- Born: September 7, 1938 Baghdad, Iraq
- Died: 26 December 1988 (aged 50) London, England
- Education: Cambridge University, (1961); Hammersmith College of Art and Design. London (1962-64); University of Newcastle-upon-Tyne (1988);
- Known for: Painter, print-maker, designer, etcher, architect, philosopher and author
- Notable work: Central Mosque, London, 1976-77; Islamic Cultural Centre, London, 1976-77; Aloussi Mosque, Baghdad, 1982-83; Al-Aboud Mosque, Baghdad, 1984;
- Website: Al-Said Official website

= Issam al-Said =

Iraqi painter, print-maker, designer, etcher, architect, philosopher and author

Issam al-Said (7 September 1938-26 December 1988) was a distinguished Iraqi painter, print-maker, designer, etcher, architect, philosopher and author who completed several major public buildings in Baghdad and in London.

==Life and career ==

Issam al-Said was born in Baghdad in 1938 into an influential family. He was the second son of Iraqi parents, Sabah Nuri al-Said and Esmat Ali Pasha Fahmi (who was of Egyptian ancestry) and the grandson of Nuri al-Said Pasha (Iraq's Prime Minister, 1930–58).
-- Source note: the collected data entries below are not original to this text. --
# rkansal47/MPGAN

Measured on AMD Instinct MI355X. Metric: jets/sec (G+D step) MPGAN gluon N=30 bs=256 @1/2/4/8 MI355X, higher is better.
Workload: dtype split-16-bit MFMA, fp32 accumulate, fp32 in/out: f16 hi/lo x3 terms (forward), f16 x2 / x1 terms in per-sender dithered units (edge backward: data / weight gradients), bf16 hi/lo x3 (node network gradients); 1 GPU; MPGAN gluon-like jets (--jets g: lr_disc 3e-05, lr_gen 1e-05), N=30 particles, B=256 per GPU, one train_D+train_G iteration (LSGAN, RMSprop, D dropout 0.5); jets=g, loss=ls, fwd_two_term=False, global_batch=256, particles=30, multiplicity=gluon, parallelism=dp1, hip_graphs=True, graph_collectives=False

## Files before the change

include/mpgan_amd.h:

```cpp
#ifndef MPGAN_AMD_H
#define MPGAN_AMD_H
#include <stdint.h>
#ifdef __cplusplus
extern "C" {
#endif

typedef struct MpgGemm {
    const float* A;
    const float* A2;
    int lda, lda2, K1;
    const float* B;
    int ldb;
    float* C;
    int ldc;
    int M, N, K;
    long long split_stride;
    const float* bias;
    float out_scale;
    int act;
    float alpha;
    const uint64_t* seed;
    uint32_t drop_tag, drop_thr; float drop_scale;
    const float* gateH;
    int ldh, gate_act;
// ... 200 lines not shown
} MpgAttnDD;
int mpg_attn_dd(const MpgAttnDD* p, void* stream);

int mpg_rank_mask(const float* x, int ld_jet, int ld_part, const float* labels, int ld_lab, int B, int N,
                  float* mask, float* ignore, void* stream);

int mpg_jet_order(const float* mask, int B, int N, int* order, void* stream);

int mpg_gen_tail_fwd(const float* y, int ldy, const float* mask, float* out, int ldo, int V, int F, int act, void* stream);
int mpg_gen_tail_bwd(const float* dout, int ldd, const float* out, int ldo, float* dy, int ldy, int V, int F, int act,
                     void* stream);

typedef struct MpgDiscHead {
    const float* y; int ldy;
    const float* mask;
    const float* w; const float* bias;
    int B, N, F;
    int mean;
    int sigmoid;
    const uint64_t* seed; uint32_t tag, thr; float dscale;
    float* out;
    float* pooled; float* aux;
    int loss, gen_step, n_real; float inv_count;
    const float* gout;
    float* terms; float* loss_out;
    float* dy; int ld_dy;
    float* dw; float* db; int accumulate;
    const float* targets;
    const float* loss_extra;
} MpgDiscHead;
int mpg_disc_head_fwd(const MpgDiscHead* p, void* stream);
int mpg_disc_head_bwd(const MpgDiscHead* p, void* stream);
int mpg_disc_head_loss(const MpgDiscHead* p, void* stream);

typedef struct MpgDiscHeadDD {
    const float* y; int ldy;
    const float* mask;
    const float* w; const float* bias;
    int B, N, F, mean, sigmoid;
    const uint64_t* seed; uint32_t tag, thr; float dscale;
    int mode;
    const float* g;
    const float* U; int ldu;
    const float* mu;
    float* gy; int ld_gy;
    float* gm;
    float* gg;
    float* part;
    float* gw; float* gb;
} MpgDiscHeadDD;
int mpg_disc_head_dd(const MpgDiscHeadDD* p, void* stream);

typedef struct MpgBridge {
    const float* x; int ldx;
    const float* W1; const float* b1;
    int act1;
    float* feat; int ldf;
    int M, row0, K, F, E;
    const float* W2; const float* b2;
    int act2; float alpha;
    const uint64_t* seed; uint32_t tag, thr; float dscale;
    float* e; int lde;
} MpgBridge;
typedef struct MpgBridgeBwd {
    const float* ge; int ldge;
    const float* e; int lde;
// ... 191 lines not shown
```

mpgan_amd/_lib.py:

```python
from __future__ import annotations

import ctypes as C
import glob
import os
import subprocess

_HERE = os.path.dirname(os.path.abspath(__file__))
CSRC = os.path.join(_HERE, "csrc")
LIBDIR = os.environ.get("MPG_LIBDIR") or os.path.join(_HERE, "lib")
LIBPATH = os.path.join(LIBDIR, "libmpgan_amd.so")
INCLUDE = os.path.join(os.path.dirname(_HERE), "include")

_u64p = C.POINTER(C.c_uint64)
_fp = C.c_void_p


class MpgGemm(C.Structure):
    _fields_ = [
        ("A", _fp), ("A2", _fp), ("lda", C.c_int), ("lda2", C.c_int), ("K1", C.c_int),
        ("B", _fp), ("ldb", C.c_int),
        ("C", _fp), ("ldc", C.c_int),
        ("M", C.c_int), ("N", C.c_int), ("K", C.c_int),
        ("split_stride", C.c_longlong),
        ("bias", _fp), ("out_scale", C.c_float), ("act", C.c_int), ("alpha", C.c_float),
# ... 260 lines not shown
    "mpg_gemm_wgrad_group": (C.c_int, [C.POINTER(MpgGemm), C.POINTER(C.c_int), C.c_int, C.c_void_p]),
    "mpg_splitk_reduce_group": (C.c_int, [C.POINTER(MpgReduceJob), C.c_int, C.c_void_p]),
    "mpg_splitk_reduce_group_dw": (C.c_int, [C.POINTER(MpgReduceJob), C.c_int, C.POINTER(MpgEdgeDw), C.c_void_p]),
    "mpg_slab_sums": (C.c_int, [_fp, C.c_int, C.c_uint64, _fp, C.c_int, C.c_uint64, _fp, C.c_int, C.c_int, C.c_void_p]),
    "mpg_gate": (C.c_int, [_fp, C.c_int, _fp, C.c_int, _fp, C.c_int, C.c_int, C.c_int, C.c_int, C.c_float,
                           _fp, C.c_uint32, C.c_uint32, C.c_float, C.c_void_p]),
    "mpg_dropout_mask": (C.c_int, [_fp, C.c_uint64, C.c_int, _fp, C.c_uint32, C.c_uint32, C.c_void_p]),
    "mpg_pack_weights": (C.c_int, [_fp, C.c_int, C.c_int, C.c_int, C.c_int, C.c_float, C.c_int, _fp, C.c_void_p]),
    "mpg_pack_many": (C.c_int, [C.POINTER(MpgPackJob), C.c_int, C.c_void_p]),
    "mpg_chain": (C.c_int, [C.POINTER(MpgChain), C.c_void_p]),
    "mpg_chain_route": (C.c_int, [C.POINTER(MpgChain)]),
    "mpg_edge_fwd": (C.c_int, [C.POINTER(MpgEdgeFwd), C.c_void_p]),
    "mpg_edge_fwd_fn": (C.c_int, [C.POINTER(MpgEdgeFwd), C.POINTER(MpgChain), C.POINTER(MpgChain), C.c_void_p]),
    "mpg_edge_bwd": (C.c_int, [C.POINTER(MpgEdgeBwd), C.c_void_p]),
    "mpg_edge_bwd_fn": (C.c_int, [C.POINTER(MpgEdgeBwd), C.POINTER(MpgChain), C.POINTER(MpgChain), C.c_void_p]),
    "mpg_edge_dw": (C.c_int, [C.POINTER(MpgEdgeDw), C.c_void_p]),
    "mpg_attn_fwd": (C.c_int, [C.POINTER(MpgAttn), C.c_void_p]),
    "mpg_attn_bwd": (C.c_int, [C.POINTER(MpgAttn), C.c_void_p]),
    "mpg_attn_dd": (C.c_int, [C.POINTER(MpgAttnDD), C.c_void_p]),
    "mpg_mab_fwd": (C.c_int, [C.POINTER(MpgMab), C.c_void_p]),
    "mpg_mab_bwd": (C.c_int, [C.POINTER(MpgMab), C.c_void_p]),
    "mpg_mab_chain_fwd": (C.c_int, [C.POINTER(MpgMabChain), C.c_void_p]),
    "mpg_knn_edge_fwd": (C.c_int, [C.POINTER(MpgKnnEdgeFwd), C.c_void_p]),
    "mpg_knn_edge_bwd": (C.c_int, [C.POINTER(MpgKnnEdgeBwd), C.c_void_p]),
    "mpg_knn_edge_jvp": (C.c_int, [C.POINTER(MpgKnnEdgeJvp), C.c_void_p]),
    "mpg_knn_sets": (C.c_int, [_fp, C.c_int, _fp, C.c_int, C.c_int, C.c_int, C.c_int, C.c_int, _fp, C.c_void_p]),
    "mpg_rank_mask": (C.c_int, [_fp, C.c_int, C.c_int, _fp, C.c_int, C.c_int, C.c_int, _fp, _fp, C.c_void_p]),
    "mpg_jet_order": (C.c_int, [_fp, C.c_int, C.c_int, _fp, C.c_void_p]),
    "mpg_gen_tail_fwd": (C.c_int, [_fp, C.c_int, _fp, _fp, C.c_int, C.c_int, C.c_int, C.c_int, C.c_void_p]),
    "mpg_gen_tail_bwd": (C.c_int, [_fp, C.c_int, _fp, C.c_int, _fp, C.c_int, C.c_int, C.c_int, C.c_int, C.c_void_p]),
    "mpg_disc_head_fwd": (C.c_int, [C.POINTER(MpgDiscHead), C.c_void_p]),
    "mpg_disc_head_bwd": (C.c_int, [C.POINTER(MpgDiscHead), C.c_void_p]),
    "mpg_disc_head_loss": (C.c_int, [C.POINTER(MpgDiscHead), C.c_void_p]),
    "mpg_disc_head_dd": (C.c_int, [C.POINTER(MpgDiscHeadDD), C.c_void_p]),
    "mpg_layernorm_fwd": (C.c_int, [_fp, C.c_int, _fp, _fp, _fp, C.c_int, _fp, C.c_int, C.c_int, C.c_float, C.c_void_p]),
    "mpg_layernorm_bwd": (C.c_int, [_fp, C.c_int, _fp, C.c_int, _fp, _fp, _fp, C.c_int, _fp, C.c_int, _fp, _fp, C.c_int,
                                    C.c_int, C.c_int, C.c_void_p]),
    "mpg_batchnorm_stats": (C.c_int, [_fp, C.c_int, C.c_int, C.c_int, _fp, C.c_int, _fp, _fp, C.c_void_p]),
    "mpg_batchnorm_apply": (C.c_int, [_fp, C.c_int, _fp, _fp, _fp, _fp, C.c_float, _fp, C.c_int, C.c_int, C.c_int, C.c_void_p]),
    "mpg_batchnorm_bwd": (C.c_int, [_fp, C.c_int, _fp, C.c_int, _fp, _fp, _fp, C.c_float, _fp, C.c_int, _fp, _fp, C.c_int, _fp, _fp,
                                    C.c_int, C.c_int, C.c_int, C.c_void_p]),
    "mpg_rmsprop": (C.c_int, [_fp, _fp, _fp, C.c_uint64, C.c_float, C.c_float, C.c_float, C.c_float, C.c_int, _fp, C.c_uint64, C.c_void_p]),
    "mpg_adam": (C.c_int, [_fp, _fp, _fp, _fp, _fp, C.c_uint64, C.c_float, C.c_float, C.c_float, C.c_float, C.c_float,
                           C.c_float, C.c_int, _fp, C.c_uint64, C.c_void_p]),
    "mpg_adadelta": (C.c_int, [_fp, _fp, _fp, _fp, C.c_uint64, C.c_float, C.c_float, C.c_float, C.c_float, C.c_int, _fp, C.c_uint64,
                               C.c_void_p]),
    "mpg_rmsprop_ema": (C.c_int, [_fp, _fp, _fp, C.c_uint64, C.c_float, C.c_float, C.c_float, C.c_float, C.c_int, _fp, C.c_uint64,
                                  C.POINTER(MpgEma), C.c_void_p]),
    "mpg_adam_ema": (C.c_int, [_fp, _fp, _fp, _fp, _fp, C.c_uint64, C.c_float, C.c_float, C.c_float, C.c_float, C.c_float,
                               C.c_float, C.c_int, _fp, C.c_uint64, C.POINTER(MpgEma), C.c_void_p]),
    "mpg_adadelta_ema": (C.c_int, [_fp, _fp, _fp, _fp, C.c_uint64, C.c_float, C.c_float, C.c_float, C.c_float, C.c_int, _fp, C.c_uint64,
                                   C.POINTER(MpgEma), C.c_void_p]),
    "mpg_ema_update_host": (C.c_int, [_fp, _fp, C.c_uint64, C.c_uint32, C.c_float, C.c_int, C.c_int]),
    "mpg_step_control": (C.c_int, [_fp, C.c_uint64, C.c_float, C.POINTER(MpgStepCtl), C.c_void_p]),
    "mpg_step_control_host": (C.c_int, [_fp, C.c_uint64, C.c_float, C.POINTER(MpgStepCtl)]),
    "mpg_rmsprop_ctl": (C.c_int, [_fp, _fp, _fp, C.c_uint64, C.c_float, C.c_float, C.c_float, C.c_float, C.c_int, _fp, C.c_uint64,
                                  C.POINTER(MpgStepCtl), C.POINTER(MpgEma), C.c_void_p]),
    "mpg_adam_ctl": (C.c_int, [_fp, _fp, _fp, _fp, _fp, C.c_uint64, C.c_float, C.c_float, C.c_float, C.c_float, C.c_float,
                               C.c_float, C.c_int, _fp, C.c_uint64, C.POINTER(MpgStepCtl), C.POINTER(MpgEma), C.c_void_p]),
    "mpg_adadelta_ctl": (C.c_int, [_fp, _fp, _fp, _fp, C.c_uint64, C.c_float, C.c_float, C.c_float, C.c_float, C.c_int, _fp, C.c_uint64,
                                   C.POINTER(MpgStepCtl), C.POINTER(MpgEma), C.c_void_p]),
    "mpg_bridge_fwd": (C.c_int, [C.POINTER(MpgBridge), C.c_void_p]),
    "mpg_bridge_bwd": (C.c_int, [C.POINTER(MpgBridgeBwd), C.c_void_p]),
    "mpg_normal": (C.c_int, [_fp, C.c_uint64, _fp, C.c_uint32, C.c_float, C.c_float, C.c_void_p]),
    "mpg_normal_rank_mask": (C.c_int, [_fp, C.c_int, C.c_int, C.c_int, _fp, C.c_uint32, C.c_float, C.c_float, _fp, C.c_int, _fp, _fp,
                                       C.c_void_p]),
# ... 213 lines not shown
```

mpgan_amd/csrc/head.hip:

```cpp
#include "common.h"
#include "../../include/mpgan_amd.h"

namespace {

__global__ __launch_bounds__(256) void rank_mask_kernel(const float* __restrict__ x, int ld_jet, int ld_part,
                                                        const float* __restrict__ labels, int ld_lab, int N,
                                                        float* __restrict__ mask, float* __restrict__ ignore) {
    extern __shared__ float xs[];
    const int b = blockIdx.x;
    for (int i = threadIdx.x; i < N; i += blockDim.x) xs[i] = x[(size_t)b * ld_jet + (size_t)i * ld_part];
    __syncthreads();
    const int n_minus_1 = (int)(labels[(size_t)b * ld_lab] * (float)N) - 1;
    for (int i = threadIdx.x; i < N; i += blockDim.x) {
        const float xi = xs[i];
        int rank = 0;
        for (int j = 0; j < N; ++j) {
            const float xj = xs[j];
            rank += (xj < xi) || (xj == xi && j < i);
        }
        mask[(size_t)b * N + i] = rank <= n_minus_1 ? 1.f : 0.f;
        if (ignore != nullptr) ignore[(size_t)b * N + i] = rank <= n_minus_1 ? 0.f : 1.f;
    }
}

__global__ __launch_bounds__(1024) void jet_order_kernel(const float* __restrict__ mask, int B, int N, int* __restrict__ order) {
    extern __shared__ int jo[];
    int* keys = jo;
    int* hist = jo + B;
    int* wcnt = jo + B + N + 2;
    const int nw = (B + 63) / 64, lane = threadIdx.x & 63;
    for (int t = threadIdx.x; t < N + 2; t += blockDim.x) hist[t] = 0;
    for (int t = threadIdx.x; t < nw * (N + 1); t += blockDim.x) wcnt[t] = 0;
    __syncthreads();
// ... 18 lines not shown
    for (int b0 = (threadIdx.x >> 6) * 64; b0 < B; b0 += blockDim.x) {
        const int b = b0 + lane;
        const int k = b < B ? keys[b] : -1;
        int below = 0;
        for (int l = 0; l < 64; ++l) {
            const int kl = __shfl(k, l, 64);
            below += (l < lane && kl == k);
        }
        if (b < B) order[hist[k] + wcnt[(b >> 6) * (N + 1) + k] + below] = b;
    }
}
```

As an adult, his older brother, Falah, was the personal pilot to King Hussein. Both his father and grand-father were brutally killed during the 1958 revolution.

He studied architecture at Cambridge University, graduating in 1961 and also studied at the Hammersmith College of Art and Design, London in 1962-4. He began preparing for a PhD on the Methodology of Geometric Proportioning in Islamic Architecture at the University of Newcastle-upon-Tyne in 1988, but died on Boxing Day 1988 in London of a heart attack. He was buried on 1 January 1989. before he could complete it. The work was published posthumously.

==Work==
He was a versatile artist who, in addition to major public buildings completed in London and Baghdad, also designed furniture including lamps, carpets, tiles, furniture, etc. From the 1960s, he began incorporating kufi script into his artworks, thereby joining the growing ranks of hurufiyya artists developing this style in the Middle East and North Africa in the 1950s and 60s.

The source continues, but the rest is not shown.